Were it not perfectly obvious from the suspect fact-gathering that his purpose is a pre-election mauling of the sitting president, Hersh’s designs would be clear from his choice of identified sources, who are called on when the pretense of impartial expert analysis is in order. On prisoner abuse, for example, his go-to guys are Kenneth Roth of Human Rights Watch and former New York Times eminence Anthony Lewis–both scathing Bush critics at the forefront of a due-process-for-terrorists movement. On Iraq, Hersh offers up former weapons inspector and current Saddam apologist Scott Ritter, and Richard Clarke, who, after years of holding very nearly the opposite view, “evolved” into a naysayer on Iraqi ties to terror just in time to pen his own election-year bestseller. And, for the astounding claim that ostensibly successful military operations in Afghanistan were really a study in ineptitude, Hersh is accommodated by a declared Democratic partisan, retired general Wesley Clark.
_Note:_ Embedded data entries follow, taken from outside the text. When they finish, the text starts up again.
static void launch_layout(kaamer_workspace *ws, uint32_t nq_bound, uint32_t *status, hipStream_t s, uint32_t bshift, bool schedule = true)
{
    const uint32_t cshift = bshift > GRP_SHIFT ? 10u : bshift >= GRP_SHIFT ? 9u : 7u;
    const uint32_t tiles = (uint32_t)(((uint64_t)nq_bound + 1 + LAY_TILE - 1) / LAY_TILE);
    hipLaunchKernelGGL(layout_kernel, dim3(tiles), dim3(LAY_THREADS), 0, s, ws->d_slots, ws->d_nq, ws->d_slot_off, ws->d_group_first,
                       ws->d_group_start, ws->d_n_groups, ws->groups_cap, ws->d_chain, next_epoch(ws->lay_epoch), status, bshift);
    if (schedule)
        hipLaunchKernelGGL(schedule_kernel, dim3(1), dim3(1024), 0, s, ws->d_group_first, ws->d_group_start, ws->d_slot_off, ws->d_n_groups,
                           ws->d_nq, ws->d_sched, ws->d_n_sched, cshift);
}

static void launch_pos_layout(kaamer_workspace *ws, uint32_t nq_bound, const int32_t *sizes, uint32_t *status, hipStream_t s)
{
    uint32_t gb = (nq_bound + 255) / 256;
    if (gb < 1) gb = 1;
    if (gb > (uint32_t)ws->n_cu * 8) gb = (uint32_t)ws->n_cu * 8;
    hipLaunchKernelGGL(pos_words_kernel, dim3(gb), dim3(256), 0, s, ws->d_qinfo, sizes, ws->d_q_cnt, ws->d_nq, ws->d_pos_words);
    scan_u32_on(ws, ws->d_pos_words, ws->d_nq, nq_bound, ws->d_pos_base, s);
    hipLaunchKernelGGL(pos_layout_kernel, dim3(ws->n_cu * 8), dim3(256), 0, s, ws->d_qinfo, sizes, ws->d_q_cnt,
                       ws->compact ? ws->d_csr_off : ws->d_hit_off,
                       ws->d_pos_base, ws->d_nq, ws->d_pos_off, ws->d_pos_bits, ws->bits_cap, status);
}

static void launch_compaction(kaamer_workspace *ws, uint32_t nq_bound, uint32_t *status, hipStream_t s)
{
    scan_u32_on(ws, ws->d_q_cnt, ws->d_nq, nq_bound, ws->d_csr_off, s);
    uint32_t gb = (nq_bound + 3) / 4;
    if (gb < 1) gb = 1;
    if (gb > (uint32_t)ws->n_cu * 8) gb = (uint32_t)ws->n_cu * 8;
    hipLaunchKernelGGL(gather_hits_kernel, dim3(gb), dim3(256), 0, s, ws->d_nq, ws->d_csr_off, ws->d_hit_off, ws->d_q_cnt, ws->d_hit_pid,
                       ws->d_hit_km, ws->d_hit_fp, ws->d_c_pid, ws->d_c_km, ws->d_c_fp, ws->hit_cap, status, 1);
}

static void fill_result_hits(const kaamer_workspace *ws, kaamer_device_result *out)
{
    out->d_hit_cnt = ws->d_q_cnt;
    out->hit_capacity = ws->compact ? ws->hit_cap : ws->sparse_cap;
    out->d_hit_off = ws->compact ? ws->d_csr_off : ws->d_hit_off;
    out->d_hit_pid = ws->compact ? ws->d_c_pid : ws->d_hit_pid;
    out->d_hit_kmatch = ws->compact ? ws->d_c_km : ws->d_hit_km;
    out->d_hit_first_pos = ws->compact ? ws->d_c_fp : ws->d_hit_fp;
}

static int ws_join(kaamer_workspace *ws, hipStream_t stream)
{
    if (ws->split_pending && ws->count_stream && ws->count_stream != stream) HIPCHK(hipStreamWaitEvent(stream, ws->ev_count, 0));
    return KAAMER_OK;
}

int kaamer_workspace_set_count_stream(kaamer_workspace *ws, void *stream)
{
    if (!ws) return kaamer_fail(KAAMER_E_ARG, "workspace_set_count_stream: bad argument");
    HIPCHK(hipSetDevice(ws->device));
    if (ws->split_pending) HIPCHK(hipEventSynchronize(ws->ev_count));
    ws->split_pending = false;
    ws->count_stream = (hipStream_t)stream;
    if (stream && !ws->ev_probe) {
        HIPCHK(hipEventCreateWithFlags(&ws->ev_probe, hipEventDisableTiming));
        HIPCHK(hipEventCreateWithFlags(&ws->ev_count, hipEventDisableTiming));
    }
    return KAAMER_OK;
}


static void enqueue_protein_prep(kaamer_workspace *ws, const uint8_t *d_seqs, const uint64_t *d_offsets, uint32_t n_seqs, uint64_t seq_bytes,
                                 uint32_t *status, hipStream_t s)
{
    PrepLayoutParams pl;
    memset(&pl, 0, sizeof pl);
    pl.seqs = d_seqs; pl.pos_bound = seq_bytes; pl.offsets = d_offsets; pl.n_seqs = n_seqs;
    pl.q = ws->d_q; pl.d_nq = ws->d_nq; pl.d_n_pos = ws->d_n_pos; pl.invalid = ws->d_valid; pl.qinfo = ws->d_qinfo;
    pl.hit_off = ws->d_hit_off; pl.q_cnt = ws->d_q_cnt;
    pl.E = ws->d_slot_off; pl.group_first = ws->d_group_first; pl.group_start = ws->d_group_start;
    pl.d_n_groups = ws->d_n_groups; pl.groups_cap = ws->groups_cap; pl.chain = ws->d_chain;
    pl.epoch = next_epoch(ws->lay_epoch);
    pl.status = status; pl.sched = ws->d_sched; pl.d_n_sched = ws->d_n_sched;
    pl.tiles_done = ws->d_list_counts + SLOT_TILES_DONE;
    pl.slots = ws->d_slots; pl.bshift = ws->pack_shift; pl.cshift = ws->pack_shift > GRP_SHIFT ? 10u : ws->pack_shift >= GRP_SHIFT ? 9u : 7u;
    pl.no_sched = 0u;
    pl.d_total = ws->d_lay_total;
    pl.slot_scale = ws->d_slot_scale;
    pl.room_slots = ws->table_room;
    const uint32_t tiles = (uint32_t)(((uint64_t)n_seqs + 1 + PL_TILE - 1) / PL_TILE);
    hipLaunchKernelGGL(prep_layout_schedule_kernel, dim3(tiles), dim3(LAY_THREADS), 0, s, pl);
}

struct QueryInput {
    const uint8_t *residues;
    uint64_t pos_bound;
    uint32_t nq_bound;
};

static QueryInput enqueue_translate(kaamer_workspace *ws, const uint8_t *d_seqs, const uint64_t *d_offsets, uint32_t n_seqs, uint64_t seq_bytes,
                                    uint32_t *status, hipStream_t s)
{
    const size_t cap6 = (size_t)ws->max_seqs * 6;
    TranslateParams tp;
    memset(&tp, 0, sizeof tp);
    tp.seqs = d_seqs; tp.offsets = d_offsets; tp.n_seqs = n_seqs; tp.seq_bound = seq_bytes; tp.max_long = ws->max_long; tp.max_piece_items = ws->max_piece_items;
    tp.cnt_orf = ws->d_cnt3; tp.cnt_aa = ws->d_cnt3 + cap6; tp.cnt_sa = ws->d_cnt3 + 2 * cap6;
    tp.off_orf = ws->d_off3; tp.off_aa = ws->d_off3 + (cap6 + 1); tp.off_sa = ws->d_off3 + 2 * (cap6 + 1);
    tp.tmp_meta = ws->d_tmp_meta; tp.orf_aa = ws->d_orf_aa; tp.starts_alt = ws->d_starts_alt;
    tp.q_cap = ws->q_cap; tp.aa_cap = ws->aa_cap; tp.sa_cap = ws->sa_cap; tp.status = status;
    const bool wide_reads = ws->wide_reads >= 0 ? ws->wide_reads != 0 : seq_bytes > 160ull * (n_seqs ? n_seqs : 1u);
    tp.ts_max = wide_reads ? TS_MAX_WIDE : TS_MAX;
    int tgrid = ws->n_cu * 8;
    tp.d_n6 = ws->d_n6;
    int sgrid = ws->n_cu * 8;
    if ((uint64_t)sgrid * TS_WAVES * 64 > (uint64_t)n_seqs) sgrid = n_seqs > 0 ? (int)(((uint64_t)n_seqs + TS_WAVES * 64 - 1) / (TS_WAVES * 64)) : 1;
    tp.n_long = ws->d_list_counts + SLOT_N_LONG;
    const size_t mpi = (size_t)ws->max_piece_items;
    tp.long_seq = ws->d_long_seq; tp.long_np = ws->d_long_np; tp.piece_base = ws->d_piece_base; tp.piece_li = ws->d_piece_li;
    tp.pcnt_orf = ws->d_pcnt3; tp.pcnt_aa = ws->d_pcnt3 + mpi; tp.pcnt_sa = ws->d_pcnt3 + 2 * mpi;
    tp.poff_orf = ws->d_poff3; tp.poff_aa = ws->d_poff3 + (mpi + 1); tp.poff_sa = ws->d_poff3 + 2 * (mpi + 1);
    tp.d_n_piece_items = ws->d_n_piece_items;
    const uint64_t long_bound = (uint64_t)ws->max_long < n_seqs ? ws->max_long : n_seqs;
    const uint64_t seq_long_max = seq_bytes / (TS_MAX + 1) + 1;
    const uint64_t n_long_bound = long_bound < seq_long_max ? long_bound : seq_long_max;
    const uint64_t piece_bound = 6ull * (seq_bytes / 3 / TP_PIECE + n_long_bound + 1);
    if ((uint64_t)tgrid * 4 > piece_bound) tgrid = (int)((piece_bound + 3) / 4);
    if (tgrid < 1) tgrid = 1;
    tp.ticket = ws->d_list_counts + SLOT_TR_TICKET;
    tp.chain = ws->d_tr_chain;
    tp.epoch = next_epoch(ws->tr_epoch);
    tp.out_meta = ws->d_q; tp.d_nq = ws->d_nq; tp.d_n_pos = ws->d_n_pos;
    tp.w_off_orf = ws->d_off3; tp.w_off_aa = ws->d_off3 + (cap6 + 1); tp.w_off_sa = ws->d_off3 + 2 * (cap6 + 1);
    hipLaunchKernelGGL(list_long_kernel, dim3((unsigned)(((uint64_t)n_seqs + LL_BLOCK - 1) / LL_BLOCK + (n_seqs ? 0 : 1))), dim3(LL_BLOCK), 0, s, tp);
    scan_u32_on(ws, ws->d_long_np, tp.n_long, n_long_bound, ws->d_piece_base, s);
    hipLaunchKernelGGL(piece_li_kernel, dim3((unsigned)((n_long_bound + 255) / 256)), dim3(256), 0, s, tp);
    hipLaunchKernelGGL(translate_kernel<false>, dim3(tgrid), dim3(256), 0, s, tp);
    for (int a = 0; a < 3; a++) scan_u32_on(ws, ws->d_pcnt3 + a * mpi, ws->d_n_piece_items, piece_bound, ws->d_poff3 + a * (mpi + 1), s);
    hipLaunchKernelGGL(long_totals_kernel, dim3((unsigned)((n_long_bound * 6 + 255) / 256)), dim3(256), 0, s, tp);
    if (wide_reads) hipLaunchKernelGGL(translate_reads_kernel<TS_MAX_WIDE>, dim3(sgrid), dim3(64 * TS_WAVES), 0, s, tp);
    else hipLaunchKernelGGL(translate_reads_kernel<TS_MAX>, dim3(sgrid), dim3(64 * TS_WAVES), 0, s, tp);
    hipLaunchKernelGGL(translate_kernel<true>, dim3(tgrid), dim3(256), 0, s, tp);
    hipLaunchKernelGGL(orf_order_long_kernel, dim3((unsigned)(n_long_bound < (uint64_t)ws->n_cu * 32 ? (n_long_bound + 3) / 4 + 1 : (uint64_t)ws->n_cu * 8)), dim3(256), 0, s,
                       ws->d_tmp_meta, tp.off_orf, ws->d_long_seq, tp.n_long, ws->d_q, ws->d_nq);
    hipLaunchKernelGGL(prep_orf_kernel, dim3(ws->n_cu * 4), dim3(256), 0, s, ws->d_q, ws->d_nq, ws->d_valid, ws->d_n_pos,
                       ws->d_qinfo, ws->d_slots, ws->d_hit_off, ws->d_q_cnt, ws->d_slot_scale, ws->table_room);
    return QueryInput{ ws->d_orf_aa, ws->aa_cap, ws->q_cap };
}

This is the way the mainstream game, in which Hersh is among the most renowned winners, was always played. The game is ending, apparently unbeknownst to the storied investigative journalist, but not a moment too soon for the rest of us.
–Mr. McCarthy, who led the prosecution of Sheik Omar Abdel Rahman and eleven others in connection with the 1993 World Trade Center bombing, is a senior fellow at the Foundation for the Defense of Democracies, and a contributor to National Review Online.